Setting state-regulated prices for auto repairs in Massachusetts would undo the progress made on auto insurance reform in the state, the American Insurance Association said today.

Testifying at a public hearing of the Special Commission on Labor Rates in Boston, AIA Vice President for the Northeastern Region John Murphy said the group does not want the state to backtrack from its commitment to allowing competition in the market, and that such competition would ensure greater efficiency and quality in auto body repairs.

"Auto insurers can and do negotiate favorable labor rates for repairs," he said. "Those efforts have a positive impact on repair costs which, in turn, have a positive impact on containing overall insurance costs."
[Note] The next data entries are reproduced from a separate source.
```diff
@@ -470,6 +514,9 @@
     T nxt[LAPM_PF][2][4];
 #pragma unroll
     for (int f = 0; f < LAPM_PF; f++) load_raw(min(y0 - R + f, y1 + R - 1), nxt[f]);
+    uint32_t cw_next[2] = {0u, 0u};
+    if constexpr (TABLE) table_row(nxt[0], cw_next);
+    (void)cw_next;
     for (int mbase = y0 - R; mbase < y1 + R; mbase += NR) {
 #pragma unroll
         for (int k = 0; k < NR; k++) {
@@ -485,6 +532,8 @@
                     for (int f = 0; f + 1 < LAPM_PF; f++) nxt[f][i][j] = nxt[f + 1][i][j];
                 }
             if (m + LAPM_PF < y1 + R) load_raw(m + LAPM_PF, nxt[LAPM_PF - 1]);
+            uint32_t cw_row[2] = {cw_next[0], cw_next[1]};
+            (void)cw_row;
             if constexpr (MASK && FAST && sizeof(T) == 2) {
                 if (m >= y0 && m < y1 && out_lane) {
                     uint2 qm, qr;
@@ -517,13 +566,17 @@
                     }
                 }
             }
+            if constexpr (TABLE) table_row(nxt[0], cw_next);
 #pragma unroll
             for (int i = 0; i < 2; i++) {
                 uint32_t cw = 0;
-#pragma unroll
-                for (int j = 0; j < 4; j++) cw |= st[i](v[i][j], nullptr) << (8 * j);
-                cw ^= (i == 1 && invert1) ? 0x7f7f7f7fu : 0x80808080u;
-                if constexpr (FAST) cw = __builtin_amdgcn_perm(cw, cw, edge_sel);
+                if constexpr (TABLE) cw = cw_row[i];
+                else {
+#pragma unroll
+                    for (int j = 0; j < 4; j++) cw |= st[i](v[i][j], nullptr) << (8 * j);
+                    cw ^= (i == 1 && invert1) ? 0x7f7f7f7fu : 0x80808080u;
+                    if constexpr (FAST) cw = __builtin_amdgcn_perm(cw, cw, edge_sel);
+                }
                 const uint32_t lw = (uint32_t)__builtin_amdgcn_update_dpp(0, (int)cw, 0x138, 0xf, 0xf, false);
                 const uint32_t rw = (uint32_t)__builtin_amdgcn_update_dpp(0, (int)cw, 0x130, 0xf, 0xf, false);
 #pragma unroll
@@ -620,8 +673,14 @@
     }
     };
     const bool fast = (W % 4 == 0) || shifted || (strip * VALID - HALO + 4 * 64 <= W);
-    if (fast) march(std::true_type{});
-    else march(std::false_type{});
+    if constexpr (CAN_TABLE) {
+        if (use_table) {
+            if (fast) march(std::true_type{}, std::true_type{});
+            else march(std::false_type{}, std::true_type{});
+        } else if (fast) march(std::true_type{}, std::false_type{});
+        else march(std::false_type{}, std::false_type{});
+    } else if (fast) march(std::true_type{}, std::false_type{});
+    else march(std::false_type{}, std::false_type{});
     if constexpr (MASK) {
         const unsigned c64 = (unsigned)wave_sum_u64((unsigned long long)cnt);
         if (lane == 0) valid_partial[wave_id] = c64;
@@ -635,21 +694,22 @@
     uint8_t *out0[KM_UNITS_MAX], *out1[KM_UNITS_MAX], *mask[KM_UNITS_MAX];
     unsigned *valid[KM_UNITS_MAX];
     int H[KM_UNITS_MAX], W[KM_UNITS_MAX], nstrips[KM_UNITS_MAX];
-    int item0[KM_UNITS_MAX + 1];
-    int n, rows;
+    int item0[KM_UNITS_MAX + 1], live[KM_UNITS_MAX];
+    unsigned *path;
+    int n, rows, tab_bytes;
 };
 template <int R, typename T, bool MASK>
 __global__ __launch_bounds__(256) KM_LAPM_OCC void lap_march_units_kernel(lapm_units_args U, lap_coef cf, int invert1, nodata_t nd)
 {
     const int total = U.item0[U.n];
     unsigned tile;
-    if (!km_xcd_tile((unsigned)(total + 3) / 4u, tile)) return;
-    const int wave_lin = (int)tile * 4 + __builtin_amdgcn_readfirstlane(threadIdx.x >> 6);
-    if (wave_lin >= total) return;
+    if (!km_xcd_tile((unsigned)total / LAPM_WAVES, tile)) return;
+    const int wave_lin = (int)tile * LAPM_WAVES + __builtin_amdgcn_readfirstlane(threadIdx.x >> 6);
     int u = 0;
     while (u + 1 < U.n && wave_lin >= U.item0[u + 1]) u++;
     lap_march_item<R, T, MASK>((const T *)U.img0[u], (const T *)U.img1[u], U.H[u], U.W[u], U.s0[u], U.s1[u], U.mm[u], cf, invert1, nd, U.out0[u], U.out1[u],
-                               U.mask[u], U.valid[u], U.nstrips[u], U.rows, wave_lin - U.item0[u]);
+                               U.mask[u], U.valid[u], U.nstrips[u], U.rows, wave_lin - U.item0[u], wave_lin - U.item0[u] < U.live[u], U.tab_bytes,
+                               U.path + u);
 }
 
 template <typename T, bool MASK>
@@ -660,21 +720,36 @@
          : (const void *)lap_march_units_kernel<5, T, MASK>;
 }
 
+template <typename T>
+static int lap_table_budget(const km_ctx *c)
+{
+    return (sizeof(T) == 2 && c->opt_lap_table && c->lap_mm_exact) ? c->opt_lap_table_bytes : 0;
+}
+static size_t lapm_table_lds(int tab_bytes) { return tab_bytes > 0 ? (size_t)((tab_bytes + 3) & ~3) + 8 : 0; }
+
 static void lapm_items(km_ctx *c, int R, const void *fn, lapm_units_args &A)
 {
     int wg_per_cu = 0;
-    if (hipOccupancyMaxActiveBlocksPerMultiprocessor(&wg_per_cu, fn, 256, 0) != hipSuccess || wg_per_cu < 1) wg_per_cu = 4;
-    int rows = km_pick_rows_units(A.H, A.nstrips, A.n, 2 * R, (long)c->n_cu * 4 * wg_per_cu, 32, 160);
+    if (hipOccupancyMaxActiveBlocksPerMultiprocessor(&wg_per_cu, fn, 64 * LAPM_WAVES, lapm_table_lds(A.tab_bytes)) != hipSuccess || wg_per_cu < 1) wg_per_cu = 4;
+    int rows = km_pick_rows_units(A.H, A.nstrips, A.n, 2 * R, (long)c->n_cu * LAPM_WAVES * wg_per_cu, 32, 160);
     if (const char *e = km_dev_env("KARIOS_HIP_LAP_ROWS")) { const int v = atoi(e); if (v >= 8 && v <= 4096) rows = v; }
+    if (c->opt_lap_rows >= 8 && c->opt_lap_rows <= 4096) rows = c->opt_lap_rows;
     A.rows = rows;
     A.item0[0] = 0;
-    for (int u = 0; u < A.n; u++) A.item0[u + 1] = A.item0[u] + A.nstrips[u] * ((A.H[u] + rows - 1) / rows);
-}
-
-static int lapm_launch(km_ctx *c, const void *fn, const lapm_units_args &A, const lap_coef &cf, int invert1, const nodata_t &nd)
-{
+    for (int u = 0; u < A.n; u++) {
+        A.live[u] = A.nstrips[u] * ((A.H[u] + rows - 1) / rows);
+        A.item0[u + 1] = A.item0[u] + (A.live[u] + LAPM_WAVES - 1) / LAPM_WAVES * LAPM_WAVES;
+    }
+}
+
+static int lapm_launch(km_ctx *c, const void *fn, lapm_units_args &A, const lap_coef &cf, int invert1, const nodata_t &nd)
+{
+    c->lap_path_n = 0;
+    A.path = (unsigned *)km_ws(c, WS_LAP_PATH, KM_UNITS_MAX * sizeof(unsigned));
+    if (!A.path) return KM_E_NOMEM;
     void *args[] = {(void *)&A, (void *)&cf, (void *)&invert1, (void *)&nd};
-    KM_HIP(c, hipLaunchKernel(fn, dim3(km_xcd_grid((unsigned)(A.item0[A.n] + 3) / 4u)), dim3(256), args, 0, c->stream));
+    KM_HIP(c, hipLaunchKernel(fn, dim3(km_xcd_grid((unsigned)A.item0[A.n] / LAPM_WAVES)), dim3(64 * LAPM_WAVES), args, lapm_table_lds(A.tab_bytes), c->stream));
+    c->lap_path_dev = A.path; c->lap_path_n = A.n;
     return KM_OK;
 }
 
@@ -688,9 +763,10 @@
     A.img0[0] = a; A.img1[0] = b; A.s0[0] = sa; A.s1[0] = sb; A.mm[0] = mm;
     A.out0[0] = oa; A.out1[0] = ob; A.mask[0] = mask; A.valid[0] = nullptr;
     A.H[0] = H; A.W[0] = W; A.nstrips[0] = (W + LAPM_VALID_OF(R) - 1) / LAPM_VALID_OF(R);
+    A.tab_bytes = lap_table_budget<T>(c);
     const void *fn = lapm_kernel<T, MASK>(R);
     lapm_items(c, R, fn, A);
-    const unsigned nitems = (unsigned)A.item0[1];
+    const unsigned nitems = (unsigned)A.live[0];
     if (MASK) {
         A.valid[0] = (unsigned *)km_ws(c, WS_LAP_VALID, ((size_t)nitems + 4) * sizeof(unsigned));
         if (!A.valid[0]) return KM_E_NOMEM;
@@ -777,6 +853,7 @@
         A.out0[u] = U.lap_ref[u]; A.out1[u] = U.lap_mon[u]; A.mask[u] = U.mask[u];
         A.H[u] = U.H[u]; A.W[u] = U.W[u]; A.nstrips[u] = (U.W[u] + LAPM_VALID_OF(R) - 1) / LAPM_VALID_OF(R);
     }
+    A.tab_bytes = lap_table_budget<T>(c);
     lapm_items(c, R, lapm_kernel<T, true>(R), A);
     const int total = A.item0[U.n];
     const int mask_wgs = 256;
@@ -798,7 +875,7 @@
     }
     for (int u = 0; u < U.n; u++) {
         A.valid[u] = valid + A.item0[u];
-        job->partial[u] = A.valid[u]; job->n_partial[u] = (unsigned)(A.item0[u + 1] - A.item0[u]); job->out[u] = &U.sc[u]->valid;
+        job->partial[u] = A.valid[u]; job->n_partial[u] = (unsigned)A.live[u]; job->out[u] = &U.sc[u]->valid;
     }
     return lapm_launch(c, lapm_kernel<T, true>(R), A, cf, invert1, nd);
 }
```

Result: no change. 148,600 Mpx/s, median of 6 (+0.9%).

In seeking to control prices for repairs, Mr. Murphy argued that the state would only increase costs to insurers, which would be passed on to policyholders, and that such costs could prove especially harmful given the state of the economy.

Mr. Murphy cited a cost estimate performed by the Automobile Insurance Bureau of Massachusetts which found that barring insurance companies from negotiating for lower rates would lead to an increase of approximately $128-to-$146 million in repair costs annually.

"Imposing additional costs on the auto body repair system in Massachusetts is bad public policy that would be another financial blow to consumers who are struggling to manage the current downturn of the nation's economy," he argued.

The special commission was formed to study how auto repair labor rates are formulated, and to investigate the costs and benefits of establishing a rate-setting mechanism. The hearing was open to the public to receive testimony from any interested parties.